If you see this message:

> `/path/to/file` unreadable. It is excluded and would be examined next time.

It means that `fluentd` does not have read permission for `/path/to/file`. Check your fluentd and target files permission.

**Note**: When `td-agent` is launched by systemd, the default user of the `td-agent` process is the `td-agent` user. You must ensure that this user has read permission to the tailed `/path/to/file`. For instance, on Ubuntu, the default Nginx access file `/var/log/nginx/access.log` is mode `0640` and owned by `www-data:adm`. In this case, several options are available to allow read access:

1. Add the `td-agent` user to the `adm` group, e.g. through `usermod -aG`, or
2. Use the [`cap_dac_read_search` capability](https://docs.fluentd.org/deployment/linux-capability#capability-handling-on-in_tail) to allow the invoking user to read the file without otherwise changing its permission bits or ownership.

A bug exists in Fluentd 1.13.x where it may suppress warning logs about unreadable files. (See Fluentd PR [#3478](https://github.com/fluent/fluentd/pull/3478).)

### `logrotate` Setting

`logrotate` has the `nocreate` parameter and it does not create a new file if log rotation is triggered. It means `in_tail` cannot find the new file to tail.

This parameter does not fit the typical application log use cases, so check your `logrotate` setting which does not include the `nocreate` parameter.

### What happens when `in_tail` receives `BufferOverflowError`?

`in_tail` stops reading the new lines and pos file updates until `BufferOverflowError` is resolved. After resolving `BufferOverflowError`, resume emitting new lines and pos file updates.

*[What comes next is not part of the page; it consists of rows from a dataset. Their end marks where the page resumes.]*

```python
def attn_bwd(q, k, v, ld, dout, out, lse, B, S, heads, scale, bias=None, biasT=None, key_pad=None, Spad=0, dqkv=None,
             want_dbias=False, bias_frag=None):
    dev = q.device
    H = heads * 64
    Spad = Spad or attn_spad(S)
    delta = torch.empty(B, heads, Spad, dtype=torch.float32, device=dev)
    assert out.stride(0) == dout.stride(0)
    if dqkv is None:
        dqkv = torch.empty(B * S, 3 * H, dtype=torch.bfloat16, device=dev)
    per_sample = bias is not None and bias.dim() == 4
    dbias = attn_dbias_buffer(B, S, heads, Spad, dev, per_sample) if want_dbias else None
    dq, dk, dv = dqkv[:, :H], dqkv[:, H:2 * H], dqkv[:, 2 * H:]
    attn_bwd_launch(q, k, v, ld, dout, bias, biasT, key_pad, lse, delta, dq, dk, dv, dqkv.stride(0), dbias, B, S, Spad, heads, scale,
                    bias_frag, out=out)
    if dbias is None:
        return dqkv, None
    return dqkv, (dbias if per_sample else dbias.sum(0))


def attn_bwd_launch(q, k, v, ld, dout, bias, biasT, key_pad, lse, delta, dq, dk, dv, ldg, dbias, B, S, Spad, heads, scale,
                    bias_frag=None, out=None):
    _check(lib().op_attn_bwd(ptr(q), ptr(k), ptr(v), ld, ptr(dout), ptr(out), dout.stride(0), ptr(bias), ptr(biasT), ptr(bias_frag),
                             _bias_bstride(bias),
                             ptr(key_pad), ptr(lse), ptr(delta), ptr(dq), ptr(dk), ptr(dv), ldg, ptr(dbias), B, S, Spad, heads,
                             64, scale, TUNE.attn_bwd(), stream()), "op_attn_bwd")


def attn_dbias_buffer(B, S, heads, Spad, device, per_sample=False):
    slabs = B if per_sample else lib().op_attn_bwd_dbias_slabs(B, S, heads, TUNE.attn_bwd())
    return torch.zeros(slabs, heads, S, Spad, dtype=torch.float32, device=device)


class profile_kernels:

    def __enter__(self):
        lib().op_prof_enable(1)
        return self

    def __exit__(self, *exc):
        lib().op_prof_enable(0)

    @staticmethod
    def collect(n=4):
        ms = (c_double * n)()
        cnt = (c_int64 * n)()
        work = (c_double * n)()
        lib().op_prof_collect(ms, cnt, work, n)
        return [dict(ms=ms[i], count=cnt[i], work=work[i]) for i in range(n)]


class KeptRows:

    def __init__(self, segs, lists, base, full_rows, scale, pad=256):
        n = len(segs)
        assert 1 <= n <= 4
        self.lists, self.full_rows, self.scale, self.nseg = lists, int(full_rows), float(scale), n
        self.S = [int(s[1]) for s in segs]
        self.n_samples = [int(s[2]) for s in segs]
        self.n_kept = [len(s[3]) for s in segs]
        self.src_row0 = [int(s[0]) for s in segs]
        self.dst_rows = [-(-(k * S) // pad) * pad for k, S in zip(self.n_kept, self.S)]
        self.dst_row0, self.off_kept, self.off_inv = [], [], []
        r, o = 0, int(base)
        for k, ns, dr in zip(self.n_kept, self.n_samples, self.dst_rows):
            self.dst_row0.append(r)
            self.off_kept.append(o)
            self.off_inv.append(o + k)
            r, o = r + dr, o + k + ns
        self.total, self.list_end = r, o
        arr = lambda v: (c_int64 * n)(*v)
        self._c = tuple(arr(v) for v in (self.src_row0, self.dst_row0, self.S, self.n_kept, self.dst_rows, self.n_samples))
        self._c_kept, self._c_inv = arr(self.off_kept), arr(self.off_inv)

    def kept_list(self, i):
        return self.lists[self.off_kept[i]:self.off_kept[i] + self.n_kept[i]]

    def rowmap(self):
        m = getattr(self, "_rowmap", None)
# ... 305 lines not shown
```

one-peace_amd/ops.py:

```python
import math
import os
import weakref

import torch
import torch.nn.functional as F

from . import hip

_wt_cache = {}
_cache_epoch = 0


_refresh_plan = None


def invalidate_weight_cache():
    global _cache_epoch
    _cache_epoch += 1


def refresh_weight_cache():
    global _cache_epoch, _refresh_plan
    _cache_epoch += 1
    if not FP8_FFN and (_fp8_cache or _fp8_derived_cache):
# ... 218 lines not shown
    key = (M, N, K, ws, hip.TUNE.gemm())
    if key not in _dense_dgrad_plans:
        _, splits, _, tail = hip.gemm_plan(M, N, K, hip.EPI_BIAS, False, ws)
        _dense_dgrad_plans[key] = splits == 1 and (tail == 0 or hip.gemm_plan(tail, N, K, hip.EPI_BIAS, False, ws)[1] == 1)
    return _dense_dgrad_plans[key]


def _dgrad_windows(segs, lists, outs, dense):
    if not SKIP_ZERO_DGRAD or all(q[0] is None for q in segs) or len(segs) > 4 or len(lists) > 4 or len(outs) > 4:
        return None
    if any(N % 256 != 0 or K % 64 != 0 or K < 128 or not _dense_dgrad_sums_k_in_one_piece(M, N, K, outs[0].device) for M, N, K in dense):
        return None
    if any(ps is not None and (ps.dtype != torch.float32 or not ps.is_contiguous() or ps.numel() <= (B - 1) * st) for ps, _, _, B, st in segs):
        return None
    if any(o.dtype != torch.bfloat16 or o.stride(0) % 8 != 0 or o.shape[1] % 8 != 0 for o in outs):
        return None
    return hip.live_mwindows(segs, lists, outs)


def _dgrad_listed(As, Ws, outs, windows, segs):
    return hip.gemm_nt_windows(As, Ws, outs, windows, max([sg.S for sg in segs if hip.mwindow_rule(sg.S)[1]] or [1]))


SKIP_ZERO_FWD = os.environ.get("ONEPEACE_SKIP_ZERO_FWD", "1") != "0"
_dense_fwd_plans = {}


def _dense_fwd_sums_k_in_one_piece(M, N, K, epilogue, has_bias, device):
    scratch = hip.splitk_scratch(M, N, K, epilogue, device)
    ws = scratch.numel() if scratch is not None else 0
    key = (M, N, K, epilogue, has_bias, ws, hip.TUNE.gemm())
    if key not in _dense_fwd_plans:
        _, splits, _, tail = hip.gemm_plan(M, N, K, epilogue, has_bias, ws)
        _dense_fwd_plans[key] = splits == 1 and (tail == 0 or hip.gemm_plan(tail, N, K, epilogue, has_bias, ws)[1] == 1)
    return _dense_fwd_plans[key]


def _fwd_windows_apply(segs, nlists, nouts, dense, device, flags=True):
    if not SKIP_ZERO_FWD or not flags or all(q[0] is None for q in segs) or len(segs) > 4 or nlists > 4 or nouts > 4:
        return False
    if any(ps is not None and (ps.dtype != torch.float32 or not ps.is_contiguous() or ps.numel() <= (B - 1) * st) for ps, _, _, B, st in segs):
        return False
    if any(S * B >= 1 << 27 or row0 + S * B + 256 * 64 >= 1 << 28 for _, row0, S, B, _ in segs):
        return False
    mrs = max([q[2] for q in segs if hip.mwindow_rule(q[2])[1]] or [1])
    for M, N, K, epi, has_bias in dense:
        if N % 256 != 0 or K % 64 != 0 or K < 128 or M * max(N, K) >= 1 << 30 or mrs * max(N, K) >= 1 << 23:
            return False
        if not _dense_fwd_sums_k_in_one_piece(M, N, K, epi, has_bias, device):
            return False
    return True


class _WgradQueue:

    def __init__(self):
        self.items, self.done, self.after, self.armed, self.epoch = [], [], [], False, 0
        self.lists = []

    def reset(self):
        self.items, self.done, self.after, self.armed = [], [], [], False
        self.lists = []
        self.epoch += 1

    @staticmethod
    def _span(out):
        lo = out.data_ptr()
        return lo, lo + ((out.shape[0] - 1) * out.stride(0) + out.shape[1]) * out.element_size()

    def add(self, dy, x, out, params, side=None, after=None, ktiles=None):
        lo, hi = self._span(out)
        for it in self.items:
            l2, h2 = self._span(it[2])
            if lo < h2 and l2 < hi:
                self.flush()
                break
        self.items.append((dy, x, out, True, side))
        self.lists.append(ktiles)
        self.done.extend(params)
        if after is not None:
            self.after.append(after)
        if not self.armed:
            self.armed = True
            epoch = self.epoch
            torch.autograd.Variable._execution_engine.queue_callback(lambda: self._end_of_backward(epoch))
        if len(self.items) >= hip.TN_GROUP_MAX:
            self.flush()

    def _end_of_backward(self, epoch):
        if epoch != self.epoch:
            return
        self.armed = False
        self.flush()

    def flush(self):
        items, done, after, lists = self.items, self.done, self.after, self.lists
        self.items, self.done, self.after, self.lists = [], [], [], []
        if items:
            kw = {"ktiles": lists} if any(k is not None for k in lists) else {}
            if len(items) == 1 or not hip.gemm_tn_grouped(items, **kw):
                for dy, x, out, _, side in items:
                    if side is None:
                        hip.gemm_tn(dy, x, out, True)
                    else:
                        prod = hip.gemm_tn(dy, x, None, False)
                        W, rowdot, gamma = side
# ... 430 lines not shown
class StreamSeg:
    __slots__ = ("name", "B", "S", "row0", "bias", "key_pad", "pad")

    def __init__(self, name, B, S, row0, bias=None, key_pad=None, pad=0):
        self.name, self.B, self.S, self.row0, self.bias, self.key_pad, self.pad = name, B, S, row0, bias, key_pad, pad

    @property
    def tokens(self):
        return self.B * self.S

    @property
    def rows(self):
        return self.B * self.S + self.pad

    @property
    def end(self):
        return self.row0 + self.B * self.S + self.pad

    def frag(self, limit):
        return self.bias.frag if self.bias is not None and self.S <= limit else None
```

### `in_tail` is sometimes stopped when monitor lots of files. How to avoid it?

Try to set `enable_stat_watcher false` in `in_tail` setting. We got several reports that `in_tail` is stopped when `*` is included in `path`, and the problem is resolved by disabling the `inotify` events.

### Wildcard pattern in `path` does not work on Windows, why?

The backslash (`\`) with `*` does not work on Windows by internal limitations. To avoid this, use slash style instead:

```
# good
path C:/path/to/*/foo.log

# bad
path C:\\path\\to\\*\\foo.log
```

If this article is incorrect or outdated, or omits critical information, please [let us know](https://github.com/fluent/fluentd-docs-gitbook/issues?state=open). [Fluentd](http://www.fluentd.org/) is an open-source project under [Cloud Native Computing Foundation (CNCF)](https://cncf.io/). All components are available under the Apache 2 License.

### What happens when a file can be assigned to more than one group?

Example,

```
  <rule> ## Rule1
    match {
      namespace: /monitoring/
    }
    limit 100
  </rule>

  <rule> ## Rule2
    match {
      namespace: /monitoring/,
      podname: /logger/,
    }
    limit 2000
  </rule>
```

In this case, rules with more constraints, i.e., greater number of `match` hash keys will be given a higher priority. So a file will be assigned to `Rule2` if it can be assigned to both `Rule1` and `Rule2`.